namespace {
struct ProfRec { const char* name; hipEvent_t start, stop; };
int g_prof_mode = 0;
// ... 40 lines not shown
        memset(p, 0, 64);
        g_async_status = static_cast<uint32_t*>(p);
    }
    return g_async_status;
}
int take_async_status() {
    std::lock_guard<std::mutex> lk(g_async_mu);
    if (!g_async_status) return 0;
    return (int)__atomic_exchange_n(g_async_status, 0u, __ATOMIC_ACQ_REL);
}
int check_async_status(const char* where) {
    const int st = take_async_status();
    if (st == 0) return OGS_OK;
    set_error("%s: a kernel of an earlier launch reported status 0x%x%s -- the results of the passes since the last check "
              "are not valid", where, st,
              (st & (int)kAsyncRadixSpin) ? " (one-launch radix pass: a look-back wait exceeded its bound)" : "");
    return OGS_ERR_DEVICE;
}

}
int ogs::blend_prefetch_lines() {
    static const int v = [] {
        const char* e = getenv("OGS_BLEND_PREFETCH");
        const int n = e ? atoi(e) : kPrefetchMax;
        const int lines = (n & 0xFF) > kPrefetchMax ? kPrefetchMax : (n & 0xFF);
#ifdef OGS_EXPERIMENTS
        return n < 0 ? 0 : (lines | (n & 0x300));
#else
        return n < 0 ? 0 : lines;
#endif
    }();
    return v;
}
namespace ogs {

static int bit_length(uint32_t v) {
    int n = 0;
    while (v) { ++n; v >>= 1; }
    return n;
}

static int validate_fwd(const OgsRasterFwdArgs* a, bool images = true) {
    if (!a) { set_error("args == NULL"); return OGS_ERR_INVALID_ARG; }
    if (a->P < 0 || a->W <= 0 || a->H <= 0) { set_error("bad sizes P=%d W=%d H=%d", a->P, a->W, a->H); return OGS_ERR_INVALID_ARG; }
    if (a->C != 3 && a->C != 6 && a->C != 9 && a->C != 12) { set_error("C=%d unsupported (3, 6, 9, 12)", a->C); return OGS_ERR_UNSUPPORTED; }
    if (a->shs == nullptr && a->colors_precomp == nullptr) {
        set_error("provide shs or colors_precomp"); return OGS_ERR_INVALID_ARG;
    }
    if (a->shs != nullptr && (a->colors_precomp != nullptr) != (a->C > 3)) {
        set_error("with shs: C == 3 and no colors_precomp, or C > 3 with colors_precomp holding the C-3 extra channels");
        return OGS_ERR_INVALID_ARG;
    }
    const bool sr = a->scales != nullptr && a->rotations != nullptr;
    if (sr == (a->cov3D_precomp != nullptr) || (a->scales != nullptr) != (a->rotations != nullptr)) {
        set_error("provide exactly one of (scales, rotations) / cov3D_precomp"); return OGS_ERR_INVALID_ARG;
    }
    if (a->shs) {
        if (a->sh_degree < 0 || a->sh_degree > 3 || a->sh_coeffs < (a->sh_degree + 1) * (a->sh_degree + 1)) {
            set_error("sh_degree=%d needs >= %d coefficients, got %d", a->sh_degree, (a->sh_degree + 1) * (a->sh_degree + 1), a->sh_coeffs);
            return OGS_ERR_INVALID_ARG;
        }
    }
    if (!a->bg || !a->viewmatrix || !a->projmatrix || !a->campos || (images && (!a->out_color || !a->out_depth || !a->out_alpha))) {
        set_error("NULL required pointer"); return OGS_ERR_INVALID_ARG;
    }
    if (a->P > 0 && (!a->means3D || !a->opacities || !a->radii || !a->geom_buffer || !a->geom_tmp)) {
        set_error("NULL required per-Gaussian pointer"); return OGS_ERR_INVALID_ARG;
    }
    if (a->num_groups < 0 || (a->num_groups > 1 && a->P > 0 && !a->group_ids)) {
        set_error("num_groups=%d needs group_ids", a->num_groups); return OGS_ERR_INVALID_ARG;
    }
    return OGS_OK;
}

}

using namespace ogs;

extern "C" {

int ogs_version(void) { return 401; }

int ogs_check_async_status(void) { return check_async_status("ogs_check_async_status"); }

int ogs_prof_enable(int on) {
    std::lock_guard<std::mutex> lk(g_prof_mu);
    for (auto& r : g_prof) { g_event_pool.push_back(r.start); g_event_pool.push_back(r.stop); }
    g_prof.clear();
    g_prof_mode = on;
    return OGS_OK;
}

int ogs_prof_filter(const char* prefix) {
    std::lock_guard<std::mutex> lk(g_prof_mu);
    if (!prefix || strlen(prefix) >= sizeof(g_prof_prefix)) { set_error("prof_filter: prefix NULL or longer than %zu", sizeof(g_prof_prefix) - 1); return OGS_ERR_INVALID_ARG; }
    strcpy(g_prof_prefix, prefix);
    return OGS_OK;
}

int ogs_prof_collect(char* buf, size_t n) {
    std::lock_guard<std::mutex> lk(g_prof_mu);
    std::map<std::string, std::pair<long, double>> agg;
    for (auto& r : g_prof) {
        OGS_HIP_CHECK(hipEventSynchronize(r.stop));
        float ms = 0.f;
        OGS_HIP_CHECK(hipEventElapsedTime(&ms, r.start, r.stop));
        auto& a = agg[r.name];
        a.first += 1;
        a.second += ms;
    }
    std::string out = "{";
    bool first = true;
    for (auto& kv : agg) {
        char line[384];
// ... 8 lines not shown
    if (!buf || out.size() + 1 > n) { set_error("prof_collect: buffer too small (%zu needed)", out.size() + 1); return OGS_ERR_SCRATCH_TOO_SMALL; }
    memcpy(buf, out.c_str(), out.size() + 1);
    return OGS_OK;
}
const char* ogs_last_error(void) { return g_err; }

size_t ogs_raster_geom_bytes(int32_t P, int32_t C) { return GeomState::bytes(P > 0 ? P : 1, C); }
size_t ogs_raster_geom_tmp_bytes(int32_t P) { return GeomTmp::bytes(P > 0 ? P : 1); }
size_t ogs_raster_image_bytes(int32_t W, int32_t H) { return ImageState::bytes(W, H); }
size_t ogs_raster_image_bytes_grouped(int32_t W, int32_t H, int32_t G) { return ImageState::bytes(W, H, num_groups_of(G)); }
size_t ogs_raster_binning_tmp_bytes(int64_t D, int32_t, int32_t) { return BinTmp::bytes(D > 0 ? D : 1); }
size_t ogs_raster_sorted_bytes(int64_t D, int32_t C) {
    return align_up((size_t)(D > 0 ? D : 1) * stream_vec4(C) * sizeof(float4));
}
size_t ogs_raster_quad_list_bytes(int64_t D) {
    return align_up((size_t)(5 * (D > 0 ? D : 1) + 2 * kQuadPad) * sizeof(uint32_t));
}
size_t ogs_raster_backward_tmp_bytes(int32_t P) { return align_up((size_t)(P > 0 ? P : 1) * 16 * sizeof(double)); }

int ogs_raster_forward_geometry(const OgsRasterFwdArgs* a, void* stream_, int64_t* num_rendered_host) {
    int rc = validate_fwd(a, false);
    if (rc != OGS_OK) return rc;
    hipStream_t s = static_cast<hipStream_t>(stream_);
    if (num_rendered_host) *num_rendered_host = 0;
    if (a->P == 0) return OGS_OK;
    rc = check_async_status("forward (entry)");
    if (rc != OGS_OK) return rc;
    const GeomState gs = GeomState::carve(a->geom_buffer, a->P, a->C);
    const GeomTmp gt = GeomTmp::carve(a->geom_tmp, a->P);
    if (a->P <= kSmallMaxP) {
        rc = launch_small_geometry(*a, gs, gt, s);
        if (rc != OGS_OK) return rc;
    } else if (per_tile_depth_order(*a)) {
        rc = launch_preprocess(*a, gs, gt, s);
        if (rc != OGS_OK) return rc;
        rc = exclusive_scan_u32(gt.tiles_touched, nullptr, gt.offsets, a->P, gt.num_rendered, gt.sort_tmp, s, a->debug);
        if (rc != OGS_OK) return rc;
    } else {
        rc = launch_preprocess(*a, gs, gt, s);
        if (rc != OGS_OK) return rc;
        const bool sweep = radix_onesweep_enabled(a->P);
        if (sweep) {
            const int shifts[4] = {0, 8, 16, 24}, nbits[4] = {8, 8, 8, 8};
            rc = radix_sort_begin(gt.keys[0], a->P, nullptr, 4, shifts, nbits, gt.sort_tmp, s, a->debug, true);
            if (rc != OGS_OK) return rc;
        }
        for (int pass = 0; pass < 4; ++pass) {
            const int in = pass & 1, out = in ^ 1;
            const bool drop = pass == 0;
            const uint32_t* n_pass = drop ? nullptr : gt.visible();
            rc = sweep ? radix_sort_pass(pass, 4, gt.keys[in], gt.order[in], gt.keys[out], gt.order[out], a->P, 8 * pass, 8, gt.sort_tmp, s, a->debug, n_pass, drop, drop ? gt.visible() : nullptr)
                       : radix_pass(gt.keys[in], gt.order[in], gt.keys[out], gt.order[out], a->P, 8 * pass, 8, gt.sort_tmp, s, a->debug, n_pass, drop, drop ? gt.visible() : nullptr);
            if (rc != OGS_OK) return rc;
        }
        rc = exclusive_scan_u32(gt.tiles_touched, gt.order[0], gt.offsets, a->P, gt.num_rendered, gt.sort_tmp, s, a->debug, gt.visible());
        if (rc != OGS_OK) return rc;
    }
    if (num_rendered_host) {
        uint32_t d = 0;
        OGS_HIP_CHECK(hipMemcpyAsync(&d, gt.num_rendered, sizeof(uint32_t), hipMemcpyDeviceToHost, s));
        OGS_HIP_CHECK(hipStreamSynchronize(s));
        *num_rendered_host = (int64_t)d;
        rc = check_async_status("forward geometry phase");
        if (rc != OGS_OK) return rc;
    }
    return OGS_OK;
}

int ogs_raster_read_num_rendered_async(const OgsRasterFwdArgs* a, void* stream_, uint32_t* host_pinned) {
    if (!a || !host_pinned) { set_error("read_num_rendered_async: NULL pointer"); return OGS_ERR_INVALID_ARG; }
    if (a->P == 0) { *host_pinned = 0; return OGS_OK; }
    const GeomTmp gt = GeomTmp::carve(a->geom_tmp, a->P);
    OGS_HIP_CHECK(hipMemcpyAsync(host_pinned, gt.num_rendered, sizeof(uint32_t), hipMemcpyDeviceToHost,
                                 static_cast<hipStream_t>(stream_)));
    return OGS_OK;
}

static int render_impl(const OgsRasterFwdArgs* a, int64_t D, bool deferred, hipStream_t s,
                       const OgsGroupStatsArgs* stats = nullptr) {
    int rc = validate_fwd(a, stats == nullptr);
    if (rc != OGS_OK) return rc;
    if (!a->image_buffer) { set_error("image_buffer == NULL"); return OGS_ERR_INVALID_ARG; }
    const int G = num_groups_of(a->num_groups);
    const ImageState is = stats ? ImageState::carve_stats(a->image_buffer, a->W, a->H, G)
                                : ImageState::carve(a->image_buffer, a->W, a->H, G);
    const int gx = (a->W + kTile - 1) / kTile, gy = (a->H + kTile - 1) / kTile;
    const int64_t tiles = (int64_t)gx * gy * G;
    if (tiles >= (1ll << 31)) { set_error("%d groups x %d tiles exceed 2^31 virtual tiles", G, gx * gy); return OGS_ERR_UNSUPPORTED; }
    const GeomState gs = GeomState::carve(a->geom_buffer, a->P > 0 ? a->P : 1, a->C);
    const bool per_tile = per_tile_depth_order(*a);
    bool order_ready = false;
    if (D > 0) {
        if (!a->point_list || !a->binning_tmp) { set_error("point_list / binning_tmp == NULL with num_rendered=%lld", (long long)D); return OGS_ERR_INVALID_ARG; }
        if (D >= (1ll << 31)) { set_error("num_rendered=%lld exceeds 2^31", (long long)D); return OGS_ERR_UNSUPPORTED; }
        const GeomTmp gt = GeomTmp::carve(a->geom_tmp, a->P);
        const BinTmp bt = BinTmp::carve(a->binning_tmp, D);
        const int bits = bit_length((uint32_t)(tiles - 1));
        const int passes = bits == 0 ? 1 : (bits + 7) / 8;
        const int per = bits == 0 ? 1 : (bits + passes - 1) / passes;
        uint32_t* vbuf[2];
        vbuf[passes & 1] = a->point_list;
        vbuf[(passes & 1) ^ 1] = bt.vals;
        const uint32_t* n_dev = deferred ? gt.num_rendered : nullptr;
        const bool cull = a->full_binning == 0;
        const bool zero_in_dup = tiles <= (int64_t)a->P;
        rc = launch_duplicate(*a, gs, gt, bt.tile_keys[0], vbuf[0], (uint32_t)D, cull, !per_tile, s,
                              zero_in_dup ? is.ranges : nullptr, zero_in_dup ? (int)tiles : 0);
        if (rc != OGS_OK) return rc;
        const bool sweep = radix_onesweep_enabled(D);
        int shifts[4], nbits[4];
        for (int p = 0; p < passes; ++p) {
            shifts[p] = p * per;
            nbits[p] = (p == passes - 1) ? (bits == 0 ? 1 : bits - shifts[p]) : per;
        }
        if (passes == 2 && (bits & 1)) {
            nbits[0] = bits / 2; shifts[1] = nbits[0]; nbits[1] = bits - nbits[0];
        }
        if (sweep) {
            rc = radix_sort_begin(bt.tile_keys[0], D, n_dev, passes, shifts, nbits, bt.sort_tmp, s, a->debug, cull);
            if (rc != OGS_OK) return rc;
        }
        for (int p = 0; p < passes; ++p) {
            const int in = p & 1, out = in ^ 1;
            const bool drop = cull && p == 0;
            const uint32_t* n_pass = (cull && p > 0) ? bt.kept : n_dev;
            rc = sweep ? radix_sort_pass(p, passes, bt.tile_keys[in], vbuf[in], bt.tile_keys[out], vbuf[out], D, shifts[p], nbits[p], bt.sort_tmp, s, a->debug, n_pass, drop, drop ? bt.kept : nullptr)
                       : radix_pass(bt.tile_keys[in], vbuf[in], bt.tile_keys[out], vbuf[out], D, shifts[p], nbits[p], bt.sort_tmp, s, a->debug, n_pass, drop, drop ? bt.kept : nullptr);
            if (rc != OGS_OK) return rc;
        }
        rc = launch_tile_ranges(bt.tile_keys[passes & 1], D, is.ranges, tiles, s, a->debug, cull ? bt.kept : n_dev, zero_in_dup);
        if (rc != OGS_OK) return rc;
        if (per_tile) {
            const uint32_t* order = launch_tile_order(is, tiles, a->P, s, a->debug);
            order_ready = true;
            rc = launch_tile_depth_sort(is.ranges, tiles, order, a->point_list, gt.keys[0], bt.vals, s, a->debug);
            if (rc != OGS_OK) return rc;
        }
    } else {
        OGS_HIP_CHECK(hipMemsetAsync(is.ranges, 0, (size_t)tiles * sizeof(uint2), s));
    }
    if (stats) return launch_group_stats(*a, *stats, gs, is, s, order_ready);
    if (!a->sorted_rec || !a->quad_list) { set_error("sorted_rec / quad_list == NULL"); return OGS_ERR_INVALID_ARG; }
    return launch_blend_forward(*a, gs, is, D, s, order_ready);
}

Instructions to follow
The listing above holds a line with "const char* name;" and a line with "const bool sr". Print the stretch from the first through the second, exactly and alone.

Task answer
struct ProfRec { const char* name; hipEvent_t start, stop; };
int g_prof_mode = 0;
// ... 40 lines not shown
        memset(p, 0, 64);
        g_async_status = static_cast<uint32_t*>(p);
    }
    return g_async_status;
}
int take_async_status() {
    std::lock_guard<std::mutex> lk(g_async_mu);
    if (!g_async_status) return 0;
    return (int)__atomic_exchange_n(g_async_status, 0u, __ATOMIC_ACQ_REL);
}
int check_async_status(const char* where) {
    const int st = take_async_status();
    if (st == 0) return OGS_OK;
    set_error("%s: a kernel of an earlier launch reported status 0x%x%s -- the results of the passes since the last check "
              "are not valid", where, st,
              (st & (int)kAsyncRadixSpin) ? " (one-launch radix pass: a look-back wait exceeded its bound)" : "");
    return OGS_ERR_DEVICE;
}

}
int ogs::blend_prefetch_lines() {
    static const int v = [] {
        const char* e = getenv("OGS_BLEND_PREFETCH");
        const int n = e ? atoi(e) : kPrefetchMax;
        const int lines = (n & 0xFF) > kPrefetchMax ? kPrefetchMax : (n & 0xFF);
#ifdef OGS_EXPERIMENTS
        return n < 0 ? 0 : (lines | (n & 0x300));
#else
        return n < 0 ? 0 : lines;
#endif
    }();
    return v;
}
namespace ogs {

static int bit_length(uint32_t v) {
    int n = 0;
    while (v) { ++n; v >>= 1; }
    return n;
}

static int validate_fwd(const OgsRasterFwdArgs* a, bool images = true) {
    if (!a) { set_error("args == NULL"); return OGS_ERR_INVALID_ARG; }
    if (a->P < 0 || a->W <= 0 || a->H <= 0) { set_error("bad sizes P=%d W=%d H=%d", a->P, a->W, a->H); return OGS_ERR_INVALID_ARG; }
    if (a->C != 3 && a->C != 6 && a->C != 9 && a->C != 12) { set_error("C=%d unsupported (3, 6, 9, 12)", a->C); return OGS_ERR_UNSUPPORTED; }
    if (a->shs == nullptr && a->colors_precomp == nullptr) {
        set_error("provide shs or colors_precomp"); return OGS_ERR_INVALID_ARG;
    }
    if (a->shs != nullptr && (a->colors_precomp != nullptr) != (a->C > 3)) {
        set_error("with shs: C == 3 and no colors_precomp, or C > 3 with colors_precomp holding the C-3 extra channels");
        return OGS_ERR_INVALID_ARG;
    }
    const bool sr = a->scales != nullptr && a->rotations != nullptr;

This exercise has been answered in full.